# [TASK STATEMENT]
Begin at the top of the records and copy each line exactly. The line containing "if (topn <= 0 || topn > kMultiMaxTopK)" is the last one to include.

── RECORDS PROVIDED

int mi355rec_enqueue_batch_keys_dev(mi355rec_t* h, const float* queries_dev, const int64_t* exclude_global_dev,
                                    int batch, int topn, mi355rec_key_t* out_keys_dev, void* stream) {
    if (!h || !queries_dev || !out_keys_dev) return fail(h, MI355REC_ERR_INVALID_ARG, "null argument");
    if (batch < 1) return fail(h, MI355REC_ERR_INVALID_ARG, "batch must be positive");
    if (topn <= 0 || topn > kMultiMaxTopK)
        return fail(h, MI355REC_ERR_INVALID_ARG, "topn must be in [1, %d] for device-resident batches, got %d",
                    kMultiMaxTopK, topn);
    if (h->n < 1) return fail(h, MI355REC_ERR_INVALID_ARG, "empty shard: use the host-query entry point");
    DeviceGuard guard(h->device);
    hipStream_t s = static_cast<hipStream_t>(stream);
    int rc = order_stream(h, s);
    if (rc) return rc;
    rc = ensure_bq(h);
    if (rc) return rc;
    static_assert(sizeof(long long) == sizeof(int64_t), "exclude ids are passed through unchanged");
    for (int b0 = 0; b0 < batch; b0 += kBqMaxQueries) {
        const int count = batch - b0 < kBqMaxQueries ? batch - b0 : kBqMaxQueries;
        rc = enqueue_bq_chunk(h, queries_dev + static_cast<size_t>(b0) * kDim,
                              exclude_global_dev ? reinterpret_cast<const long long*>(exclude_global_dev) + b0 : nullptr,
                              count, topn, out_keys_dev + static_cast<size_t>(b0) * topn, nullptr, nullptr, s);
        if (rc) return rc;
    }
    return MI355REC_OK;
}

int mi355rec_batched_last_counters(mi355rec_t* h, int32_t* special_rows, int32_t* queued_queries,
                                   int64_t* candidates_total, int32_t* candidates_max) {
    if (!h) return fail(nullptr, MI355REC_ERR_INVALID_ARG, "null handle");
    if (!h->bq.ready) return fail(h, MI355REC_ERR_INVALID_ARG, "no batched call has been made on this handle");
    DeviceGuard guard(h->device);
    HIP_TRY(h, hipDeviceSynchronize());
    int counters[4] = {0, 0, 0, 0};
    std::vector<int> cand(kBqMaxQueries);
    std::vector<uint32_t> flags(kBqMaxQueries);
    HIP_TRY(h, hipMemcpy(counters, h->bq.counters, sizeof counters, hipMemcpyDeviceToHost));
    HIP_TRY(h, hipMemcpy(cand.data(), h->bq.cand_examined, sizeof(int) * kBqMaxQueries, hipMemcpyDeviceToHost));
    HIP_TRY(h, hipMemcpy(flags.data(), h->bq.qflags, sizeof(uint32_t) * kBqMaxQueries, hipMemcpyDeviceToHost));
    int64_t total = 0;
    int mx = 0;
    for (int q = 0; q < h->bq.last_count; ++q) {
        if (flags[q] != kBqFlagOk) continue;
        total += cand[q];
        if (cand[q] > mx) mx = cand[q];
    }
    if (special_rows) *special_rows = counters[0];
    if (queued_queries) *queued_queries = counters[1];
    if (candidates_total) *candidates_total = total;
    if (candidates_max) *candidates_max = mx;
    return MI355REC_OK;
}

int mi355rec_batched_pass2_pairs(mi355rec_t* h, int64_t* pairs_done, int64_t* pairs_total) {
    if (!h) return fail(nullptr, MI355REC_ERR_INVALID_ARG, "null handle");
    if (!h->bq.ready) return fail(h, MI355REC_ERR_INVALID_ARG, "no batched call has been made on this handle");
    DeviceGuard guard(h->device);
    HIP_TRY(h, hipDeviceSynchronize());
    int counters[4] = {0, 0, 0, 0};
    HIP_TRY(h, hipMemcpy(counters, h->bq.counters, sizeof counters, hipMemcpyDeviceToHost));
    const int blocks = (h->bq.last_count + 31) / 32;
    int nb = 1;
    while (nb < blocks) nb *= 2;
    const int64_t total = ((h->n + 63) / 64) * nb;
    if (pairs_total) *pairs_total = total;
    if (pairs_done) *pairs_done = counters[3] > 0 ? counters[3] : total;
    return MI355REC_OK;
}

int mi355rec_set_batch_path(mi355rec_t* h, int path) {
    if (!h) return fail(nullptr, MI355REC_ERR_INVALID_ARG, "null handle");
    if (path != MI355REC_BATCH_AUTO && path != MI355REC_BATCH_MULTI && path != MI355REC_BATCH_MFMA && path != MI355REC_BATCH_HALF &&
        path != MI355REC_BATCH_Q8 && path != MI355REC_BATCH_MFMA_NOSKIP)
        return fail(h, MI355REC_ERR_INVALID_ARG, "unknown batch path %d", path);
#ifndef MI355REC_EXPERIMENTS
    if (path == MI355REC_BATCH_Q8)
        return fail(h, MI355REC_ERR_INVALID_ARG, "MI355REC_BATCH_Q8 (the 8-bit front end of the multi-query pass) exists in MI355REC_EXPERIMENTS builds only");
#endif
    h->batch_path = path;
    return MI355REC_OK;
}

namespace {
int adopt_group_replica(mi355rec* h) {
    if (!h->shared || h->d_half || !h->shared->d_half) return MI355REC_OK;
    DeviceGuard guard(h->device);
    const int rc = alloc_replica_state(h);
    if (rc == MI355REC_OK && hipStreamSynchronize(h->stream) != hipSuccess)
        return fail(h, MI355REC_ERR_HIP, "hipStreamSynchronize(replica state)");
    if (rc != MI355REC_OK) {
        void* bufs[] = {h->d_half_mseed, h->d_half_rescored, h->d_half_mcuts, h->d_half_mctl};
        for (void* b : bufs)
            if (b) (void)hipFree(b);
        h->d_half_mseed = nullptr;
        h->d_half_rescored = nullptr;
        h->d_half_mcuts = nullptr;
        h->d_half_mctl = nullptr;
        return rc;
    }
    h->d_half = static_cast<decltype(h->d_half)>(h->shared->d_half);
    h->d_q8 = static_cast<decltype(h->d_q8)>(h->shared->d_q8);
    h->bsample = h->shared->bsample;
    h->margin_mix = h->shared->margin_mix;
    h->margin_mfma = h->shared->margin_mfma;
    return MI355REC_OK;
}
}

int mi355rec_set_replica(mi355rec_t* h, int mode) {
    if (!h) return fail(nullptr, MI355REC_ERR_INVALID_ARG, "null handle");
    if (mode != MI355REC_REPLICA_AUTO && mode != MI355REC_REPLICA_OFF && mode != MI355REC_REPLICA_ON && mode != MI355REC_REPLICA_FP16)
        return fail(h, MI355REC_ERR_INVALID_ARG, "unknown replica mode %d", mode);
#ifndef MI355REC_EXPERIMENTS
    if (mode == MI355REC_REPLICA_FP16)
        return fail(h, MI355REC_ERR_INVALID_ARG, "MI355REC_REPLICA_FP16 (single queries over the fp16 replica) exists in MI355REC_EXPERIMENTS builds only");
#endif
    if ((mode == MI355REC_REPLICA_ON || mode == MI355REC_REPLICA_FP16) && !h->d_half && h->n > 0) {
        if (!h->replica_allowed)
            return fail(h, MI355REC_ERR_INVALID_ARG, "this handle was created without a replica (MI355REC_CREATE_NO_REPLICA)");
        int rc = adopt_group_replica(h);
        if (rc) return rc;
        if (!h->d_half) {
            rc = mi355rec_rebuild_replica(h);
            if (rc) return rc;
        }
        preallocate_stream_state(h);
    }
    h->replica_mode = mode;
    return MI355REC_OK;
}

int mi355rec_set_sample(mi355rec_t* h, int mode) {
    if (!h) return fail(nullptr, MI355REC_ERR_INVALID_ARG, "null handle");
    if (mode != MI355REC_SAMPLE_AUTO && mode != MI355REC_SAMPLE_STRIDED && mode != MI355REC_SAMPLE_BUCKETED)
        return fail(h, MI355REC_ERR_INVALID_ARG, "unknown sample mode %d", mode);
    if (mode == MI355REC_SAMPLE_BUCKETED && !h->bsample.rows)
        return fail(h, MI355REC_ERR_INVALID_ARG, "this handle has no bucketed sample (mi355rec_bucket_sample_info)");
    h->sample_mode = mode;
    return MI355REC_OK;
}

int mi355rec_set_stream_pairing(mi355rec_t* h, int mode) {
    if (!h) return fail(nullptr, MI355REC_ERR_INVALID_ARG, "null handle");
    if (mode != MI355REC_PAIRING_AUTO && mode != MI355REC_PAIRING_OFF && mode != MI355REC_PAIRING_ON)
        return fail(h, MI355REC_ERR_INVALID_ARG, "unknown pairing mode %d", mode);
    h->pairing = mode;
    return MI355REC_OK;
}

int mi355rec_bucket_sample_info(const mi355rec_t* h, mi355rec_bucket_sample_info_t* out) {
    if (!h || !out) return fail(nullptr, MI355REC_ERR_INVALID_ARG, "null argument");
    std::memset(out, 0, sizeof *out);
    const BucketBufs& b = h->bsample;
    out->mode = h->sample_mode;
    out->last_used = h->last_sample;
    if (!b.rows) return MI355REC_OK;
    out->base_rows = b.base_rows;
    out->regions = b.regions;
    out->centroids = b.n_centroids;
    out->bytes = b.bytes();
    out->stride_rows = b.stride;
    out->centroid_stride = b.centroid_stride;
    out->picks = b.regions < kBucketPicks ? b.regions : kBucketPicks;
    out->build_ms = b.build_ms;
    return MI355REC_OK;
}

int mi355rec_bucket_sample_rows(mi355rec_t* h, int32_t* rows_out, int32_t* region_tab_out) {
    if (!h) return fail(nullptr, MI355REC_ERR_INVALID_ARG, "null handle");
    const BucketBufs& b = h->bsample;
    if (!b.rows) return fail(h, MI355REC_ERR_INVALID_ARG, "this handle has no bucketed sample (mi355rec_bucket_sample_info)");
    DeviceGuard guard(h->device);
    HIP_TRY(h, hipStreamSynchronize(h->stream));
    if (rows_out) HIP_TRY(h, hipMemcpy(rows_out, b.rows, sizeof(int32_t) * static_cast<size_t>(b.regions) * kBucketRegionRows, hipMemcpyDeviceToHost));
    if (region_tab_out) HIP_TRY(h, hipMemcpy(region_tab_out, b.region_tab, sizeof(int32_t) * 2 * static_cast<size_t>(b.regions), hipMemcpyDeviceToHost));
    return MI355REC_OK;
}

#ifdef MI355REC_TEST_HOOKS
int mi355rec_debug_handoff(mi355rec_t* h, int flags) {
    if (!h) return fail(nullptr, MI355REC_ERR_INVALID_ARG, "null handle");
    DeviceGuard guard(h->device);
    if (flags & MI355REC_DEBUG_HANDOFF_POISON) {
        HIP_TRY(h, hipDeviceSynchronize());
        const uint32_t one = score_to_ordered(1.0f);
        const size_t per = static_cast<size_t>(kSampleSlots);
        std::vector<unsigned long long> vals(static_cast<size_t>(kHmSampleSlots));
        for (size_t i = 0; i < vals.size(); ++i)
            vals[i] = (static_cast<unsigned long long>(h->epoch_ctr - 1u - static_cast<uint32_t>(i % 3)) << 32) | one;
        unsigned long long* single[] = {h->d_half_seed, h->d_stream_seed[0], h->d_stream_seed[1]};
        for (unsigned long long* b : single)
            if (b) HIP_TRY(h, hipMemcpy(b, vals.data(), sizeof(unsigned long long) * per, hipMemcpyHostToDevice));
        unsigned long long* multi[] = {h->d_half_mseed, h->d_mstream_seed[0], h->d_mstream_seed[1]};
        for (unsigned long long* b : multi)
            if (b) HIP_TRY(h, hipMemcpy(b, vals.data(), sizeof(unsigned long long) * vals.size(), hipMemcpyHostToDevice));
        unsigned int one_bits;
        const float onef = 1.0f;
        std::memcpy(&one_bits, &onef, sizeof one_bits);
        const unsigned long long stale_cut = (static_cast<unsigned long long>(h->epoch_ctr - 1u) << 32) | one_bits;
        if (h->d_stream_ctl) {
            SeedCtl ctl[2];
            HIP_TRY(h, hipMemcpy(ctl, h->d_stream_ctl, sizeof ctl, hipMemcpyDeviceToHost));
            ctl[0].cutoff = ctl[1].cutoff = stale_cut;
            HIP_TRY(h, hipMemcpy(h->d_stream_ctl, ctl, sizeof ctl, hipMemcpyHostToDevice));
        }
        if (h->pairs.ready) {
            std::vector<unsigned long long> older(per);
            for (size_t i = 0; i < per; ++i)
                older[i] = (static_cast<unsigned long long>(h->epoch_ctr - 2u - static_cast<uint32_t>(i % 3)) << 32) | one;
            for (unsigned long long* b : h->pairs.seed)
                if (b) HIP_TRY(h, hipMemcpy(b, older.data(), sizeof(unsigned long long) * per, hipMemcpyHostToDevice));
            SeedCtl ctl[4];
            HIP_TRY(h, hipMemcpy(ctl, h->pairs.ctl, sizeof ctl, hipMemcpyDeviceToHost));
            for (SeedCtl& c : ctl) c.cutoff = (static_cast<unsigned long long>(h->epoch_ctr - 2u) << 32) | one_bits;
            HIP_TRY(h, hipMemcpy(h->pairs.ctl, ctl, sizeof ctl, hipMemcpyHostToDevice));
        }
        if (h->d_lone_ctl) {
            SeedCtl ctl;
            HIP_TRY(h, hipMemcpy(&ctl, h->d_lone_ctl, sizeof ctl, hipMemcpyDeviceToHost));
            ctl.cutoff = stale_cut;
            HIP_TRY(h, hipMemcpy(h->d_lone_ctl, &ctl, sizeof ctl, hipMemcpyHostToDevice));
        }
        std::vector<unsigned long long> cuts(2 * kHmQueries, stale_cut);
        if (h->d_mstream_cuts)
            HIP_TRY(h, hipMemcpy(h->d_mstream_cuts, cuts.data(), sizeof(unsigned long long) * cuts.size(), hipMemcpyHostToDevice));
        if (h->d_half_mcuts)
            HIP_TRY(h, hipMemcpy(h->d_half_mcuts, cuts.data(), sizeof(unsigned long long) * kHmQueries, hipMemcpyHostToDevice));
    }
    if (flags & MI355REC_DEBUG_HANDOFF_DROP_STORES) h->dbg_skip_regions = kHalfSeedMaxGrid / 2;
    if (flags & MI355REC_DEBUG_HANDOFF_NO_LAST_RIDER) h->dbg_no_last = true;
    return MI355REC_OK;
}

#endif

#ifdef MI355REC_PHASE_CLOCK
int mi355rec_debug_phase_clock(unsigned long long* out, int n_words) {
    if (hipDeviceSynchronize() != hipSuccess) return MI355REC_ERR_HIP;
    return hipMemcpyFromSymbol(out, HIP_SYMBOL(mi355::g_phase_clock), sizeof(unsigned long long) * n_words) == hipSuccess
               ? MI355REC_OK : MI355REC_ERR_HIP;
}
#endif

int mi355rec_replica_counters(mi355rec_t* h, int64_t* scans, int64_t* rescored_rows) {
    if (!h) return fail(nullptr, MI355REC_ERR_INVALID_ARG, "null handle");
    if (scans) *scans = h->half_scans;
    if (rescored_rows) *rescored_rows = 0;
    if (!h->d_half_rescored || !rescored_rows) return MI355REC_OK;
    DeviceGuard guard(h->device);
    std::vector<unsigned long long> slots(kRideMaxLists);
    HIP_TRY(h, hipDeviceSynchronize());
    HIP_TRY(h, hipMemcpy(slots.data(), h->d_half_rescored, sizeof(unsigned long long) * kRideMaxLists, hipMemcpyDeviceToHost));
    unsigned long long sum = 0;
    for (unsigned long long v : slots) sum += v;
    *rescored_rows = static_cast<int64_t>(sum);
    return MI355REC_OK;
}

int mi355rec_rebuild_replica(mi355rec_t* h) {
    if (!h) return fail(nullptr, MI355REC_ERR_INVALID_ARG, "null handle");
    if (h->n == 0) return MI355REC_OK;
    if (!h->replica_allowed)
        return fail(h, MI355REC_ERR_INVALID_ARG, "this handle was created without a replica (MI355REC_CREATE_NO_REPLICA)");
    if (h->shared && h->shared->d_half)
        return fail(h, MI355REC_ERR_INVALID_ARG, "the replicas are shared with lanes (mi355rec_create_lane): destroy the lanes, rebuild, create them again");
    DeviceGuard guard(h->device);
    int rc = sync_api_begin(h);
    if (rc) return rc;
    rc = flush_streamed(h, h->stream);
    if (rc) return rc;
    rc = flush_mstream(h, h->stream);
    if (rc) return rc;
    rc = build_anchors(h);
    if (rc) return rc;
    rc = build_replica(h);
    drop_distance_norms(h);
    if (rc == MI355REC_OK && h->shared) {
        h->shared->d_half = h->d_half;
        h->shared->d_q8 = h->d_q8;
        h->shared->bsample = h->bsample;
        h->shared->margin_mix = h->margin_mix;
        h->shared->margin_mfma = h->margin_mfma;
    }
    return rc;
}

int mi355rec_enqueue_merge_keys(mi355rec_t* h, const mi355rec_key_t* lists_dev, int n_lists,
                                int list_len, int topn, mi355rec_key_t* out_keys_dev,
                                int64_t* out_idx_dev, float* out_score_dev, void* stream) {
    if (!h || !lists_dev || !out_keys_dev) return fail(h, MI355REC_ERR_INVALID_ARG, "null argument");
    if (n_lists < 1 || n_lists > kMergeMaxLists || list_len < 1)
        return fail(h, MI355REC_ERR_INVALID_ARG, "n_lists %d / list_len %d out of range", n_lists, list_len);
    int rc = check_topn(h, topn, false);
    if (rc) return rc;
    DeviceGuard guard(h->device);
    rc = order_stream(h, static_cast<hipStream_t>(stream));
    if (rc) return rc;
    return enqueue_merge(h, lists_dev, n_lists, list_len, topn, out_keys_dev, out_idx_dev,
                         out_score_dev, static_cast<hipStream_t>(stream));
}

────

# [RESULT FOR THIS TASK]
int mi355rec_enqueue_batch_keys_dev(mi355rec_t* h, const float* queries_dev, const int64_t* exclude_global_dev,
                                    int batch, int topn, mi355rec_key_t* out_keys_dev, void* stream) {
    if (!h || !queries_dev || !out_keys_dev) return fail(h, MI355REC_ERR_INVALID_ARG, "null argument");
    if (batch < 1) return fail(h, MI355REC_ERR_INVALID_ARG, "batch must be positive");
    if (topn <= 0 || topn > kMultiMaxTopK)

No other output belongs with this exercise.